Copy the data exactly. No line may be skipped.

-*-

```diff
+void pack_records(Records &rec, int64_t np, const uint32_t *hdr, const uint16_t *ln, const uint32_t *sig, const RowDesc *desc, const double *xyz, const int64_t *order)
 {
     const size_t stride = (size_t)rec.stride, o_ln = 16, o_sig = o_ln + (size_t)rec.ne * 16, o_desc = o_sig + (size_t)rec.ne * 4, o_xyz = o_desc + (size_t)rec.rm * 16;
     rec.bytes.assign(stride * (size_t)np, 0);
 #pragma omp parallel for schedule(static)
-    for (int64_t q = 0; q < np; ++q) {
-        uint8_t *r = &rec.bytes[stride * (size_t)q];
+    for (int64_t s = 0; s < np; ++s) {
+        const int64_t q = order ? order[s] : s;
+        uint8_t *r = &rec.bytes[stride * (size_t)s];
         const uint32_t e0 = hdr[4 * q], r0 = hdr[4 * q + 1], n0 = hdr[4 * q + 2], w = hdr[4 * q + 3];
         const uint32_t nr = w & 0x3ff, nn = (w >> 10) & 0x7ff, ne = w >> 21;
         const uint32_t h4[4] = {w, e0, 0, 0};
diff --git a/thunderbolt.jl_amd/csrc/tb_planners.hpp b/thunderbolt.jl_amd/csrc/tb_planners.hpp
--- a/thunderbolt.jl_amd/csrc/tb_planners.hpp
+++ b/thunderbolt.jl_amd/csrc/tb_planners.hpp
@@ -83,6 +83,7 @@
     std::vector<double> pcoord;
 };
 struct Records { int stride = -1, rm = 0, nm = 0, ne = 0; std::vector<uint8_t> bytes; };
+struct RecordClasses { int64_t n_general = 0, n_canonical = 0; std::vector<int64_t> order; };
 struct VecHost {
     bool halo = false;
     int64_t n_patches = 0, total_elems = 0, total_nodes = 0;
@@ -104,7 +105,8 @@
 Outcome mat_extension(const MeshView &m, const PatternView &p, const PatchHost &pp, const Options &o, MatHost &out);
 Outcome fused_extension(const MeshView &m, const PatternView &p, const PatchHost &pp, const Options &o, int nregions, FusedHost &out);
 Records record_layout(const PatchHost &pp, int max_nodes);
-void pack_records(Records &rec, int64_t np, const uint32_t *hdr, const uint16_t *ln, const uint32_t *sig, const RowDesc *desc, const double *xyz);
+RecordClasses classify_records(int64_t np, const uint32_t *hdr, const uint16_t *ln, const uint32_t *sig, const RowDesc *desc, const uint8_t *sigtab);
+void pack_records(Records &rec, int64_t np, const uint32_t *hdr, const uint16_t *ln, const uint32_t *sig, const RowDesc *desc, const double *xyz, const int64_t *order = nullptr);
 int vec_patch_plan(const MeshView &m, const Options &o, bool halo, VecHost &out);
 Outcome fit_mat(const MeshView &m, const PatternView &p, const Options &o, FitState &st, PatchHost &cur, bool &replaced, MatHost &mat);
 Outcome fit_fused(const MeshView &m, const PatternView &p, const Options &o, int nregions, FitState &st, PatchHost &cur, bool &replaced, FusedHost &fused);
diff --git a/thunderbolt.jl_amd/csrc/tb_plans.cpp b/thunderbolt.jl_amd/csrc/tb_plans.cpp
--- a/thunderbolt.jl_amd/csrc/tb_plans.cpp
+++ b/thunderbolt.jl_amd/csrc/tb_plans.cpp
@@ -220,12 +220,17 @@
     for (int64_t q = 0; q < np; ++q) total_nodes = std::max<int64_t>(total_nodes, (int64_t)hdr[4 * q + 2] + ((hdr[4 * q + 3] >> 10) & 0x7ff));
     std::vector<double> xyz((size_t)total_nodes * 3);
     TB_HIP(hipMemcpy(xyz.data(), f->d_pcoord, xyz.size() * 8, hipMemcpyDeviceToHost));
-    pack_records(rec, np, hdr.data(), ln.data(), sig.data(), desc.data(), xyz.data());
+    std::vector<uint8_t> sigtab((size_t)f->nsig * 64);
+    TB_HIP(hipMemcpy(sigtab.data(), f->d_sigtab, sigtab.size(), hipMemcpyDeviceToHost));
+    const RecordClasses cls = classify_records(np, hdr.data(), ln.data(), sig.data(), desc.data(), sigtab.data());
+    pack_records(rec, np, hdr.data(), ln.data(), sig.data(), desc.data(), xyz.data(), cls.order.data());
     TB_HIP(hipMalloc((void **)&f->d_rec, rec.bytes.size()));
     TB_HIP(hipMemcpy(f->d_rec, rec.bytes.data(), rec.bytes.size(), hipMemcpyHostToDevice));
     f->rec_stride = rec.stride; f->rec_rm = rec.rm; f->rec_nm = rec.nm; f->rec_ne = rec.ne;
+    f->rec_general = cls.n_general; f->rec_canonical = cls.n_canonical;
     if (getenv("TB_PLAN_VERBOSE"))
-        fprintf(stderr, "[tbhip] one-trip patch records: %lld patches x %zu B (rows <= %d, nodes <= %d), %.2f GB\n", (long long)np, (size_t)rec.stride, rec.rm, rec.nm, (double)rec.bytes.size() / 1e9);
+        fprintf(stderr, "[tbhip] one-trip patch records: %lld patches x %zu B (rows <= %d, nodes <= %d), %.2f GB; %lld general, %lld canonical\n", (long long)np, (size_t)rec.stride, rec.rm, rec.nm,
+                (double)rec.bytes.size() / 1e9, (long long)cls.n_general, (long long)cls.n_canonical);
     return TB_OK;
 }
 
```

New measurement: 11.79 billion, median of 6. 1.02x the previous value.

-*-

__Answer area__.
```diff
+void pack_records(Records &rec, int64_t np, const uint32_t *hdr, const uint16_t *ln, const uint32_t *sig, const RowDesc *desc, const double *xyz, const int64_t *order)
 {
     const size_t stride = (size_t)rec.stride, o_ln = 16, o_sig = o_ln + (size_t)rec.ne * 16, o_desc = o_sig + (size_t)rec.ne * 4, o_xyz = o_desc + (size_t)rec.rm * 16;
     rec.bytes.assign(stride * (size_t)np, 0);
 #pragma omp parallel for schedule(static)
-    for (int64_t q = 0; q < np; ++q) {
-        uint8_t *r = &rec.bytes[stride * (size_t)q];
+    for (int64_t s = 0; s < np; ++s) {
+        const int64_t q = order ? order[s] : s;
+        uint8_t *r = &rec.bytes[stride * (size_t)s];
         const uint32_t e0 = hdr[4 * q], r0 = hdr[4 * q + 1], n0 = hdr[4 * q + 2], w = hdr[4 * q + 3];
         const uint32_t nr = w & 0x3ff, nn = (w >> 10) & 0x7ff, ne = w >> 21;
         const uint32_t h4[4] = {w, e0, 0, 0};
diff --git a/thunderbolt.jl_amd/csrc/tb_planners.hpp b/thunderbolt.jl_amd/csrc/tb_planners.hpp
--- a/thunderbolt.jl_amd/csrc/tb_planners.hpp
+++ b/thunderbolt.jl_amd/csrc/tb_planners.hpp
@@ -83,6 +83,7 @@
     std::vector<double> pcoord;
 };
 struct Records { int stride = -1, rm = 0, nm = 0, ne = 0; std::vector<uint8_t> bytes; };
+struct RecordClasses { int64_t n_general = 0, n_canonical = 0; std::vector<int64_t> order; };
 struct VecHost {
     bool halo = false;
     int64_t n_patches = 0, total_elems = 0, total_nodes = 0;
@@ -104,7 +105,8 @@
 Outcome mat_extension(const MeshView &m, const PatternView &p, const PatchHost &pp, const Options &o, MatHost &out);
 Outcome fused_extension(const MeshView &m, const PatternView &p, const PatchHost &pp, const Options &o, int nregions, FusedHost &out);
 Records record_layout(const PatchHost &pp, int max_nodes);
-void pack_records(Records &rec, int64_t np, const uint32_t *hdr, const uint16_t *ln, const uint32_t *sig, const RowDesc *desc, const double *xyz);
+RecordClasses classify_records(int64_t np, const uint32_t *hdr, const uint16_t *ln, const uint32_t *sig, const RowDesc *desc, const uint8_t *sigtab);
+void pack_records(Records &rec, int64_t np, const uint32_t *hdr, const uint16_t *ln, const uint32_t *sig, const RowDesc *desc, const double *xyz, const int64_t *order = nullptr);
 int vec_patch_plan(const MeshView &m, const Options &o, bool halo, VecHost &out);
 Outcome fit_mat(const MeshView &m, const PatternView &p, const Options &o, FitState &st, PatchHost &cur, bool &replaced, MatHost &mat);
 Outcome fit_fused(const MeshView &m, const PatternView &p, const Options &o, int nregions, FitState &st, PatchHost &cur, bool &replaced, FusedHost &fused);
diff --git a/thunderbolt.jl_amd/csrc/tb_plans.cpp b/thunderbolt.jl_amd/csrc/tb_plans.cpp
--- a/thunderbolt.jl_amd/csrc/tb_plans.cpp
+++ b/thunderbolt.jl_amd/csrc/tb_plans.cpp
@@ -220,12 +220,17 @@
     for (int64_t q = 0; q < np; ++q) total_nodes = std::max<int64_t>(total_nodes, (int64_t)hdr[4 * q + 2] + ((hdr[4 * q + 3] >> 10) & 0x7ff));
     std::vector<double> xyz((size_t)total_nodes * 3);
     TB_HIP(hipMemcpy(xyz.data(), f->d_pcoord, xyz.size() * 8, hipMemcpyDeviceToHost));
-    pack_records(rec, np, hdr.data(), ln.data(), sig.data(), desc.data(), xyz.data());
+    std::vector<uint8_t> sigtab((size_t)f->nsig * 64);
+    TB_HIP(hipMemcpy(sigtab.data(), f->d_sigtab, sigtab.size(), hipMemcpyDeviceToHost));
+    const RecordClasses cls = classify_records(np, hdr.data(), ln.data(), sig.data(), desc.data(), sigtab.data());
+    pack_records(rec, np, hdr.data(), ln.data(), sig.data(), desc.data(), xyz.data(), cls.order.data());
     TB_HIP(hipMalloc((void **)&f->d_rec, rec.bytes.size()));
     TB_HIP(hipMemcpy(f->d_rec, rec.bytes.data(), rec.bytes.size(), hipMemcpyHostToDevice));
     f->rec_stride = rec.stride; f->rec_rm = rec.rm; f->rec_nm = rec.nm; f->rec_ne = rec.ne;
+    f->rec_general = cls.n_general; f->rec_canonical = cls.n_canonical;
     if (getenv("TB_PLAN_VERBOSE"))
-        fprintf(stderr, "[tbhip] one-trip patch records: %lld patches x %zu B (rows <= %d, nodes <= %d), %.2f GB\n", (long long)np, (size_t)rec.stride, rec.rm, rec.nm, (double)rec.bytes.size() / 1e9);
+        fprintf(stderr, "[tbhip] one-trip patch records: %lld patches x %zu B (rows <= %d, nodes <= %d), %.2f GB; %lld general, %lld canonical\n", (long long)np, (size_t)rec.stride, rec.rm, rec.nm,
+                (double)rec.bytes.size() / 1e9, (long long)cls.n_general, (long long)cls.n_canonical);
     return TB_OK;
 }
 
```

New measurement: 11.79 billion, median of 6. 1.02x the previous value.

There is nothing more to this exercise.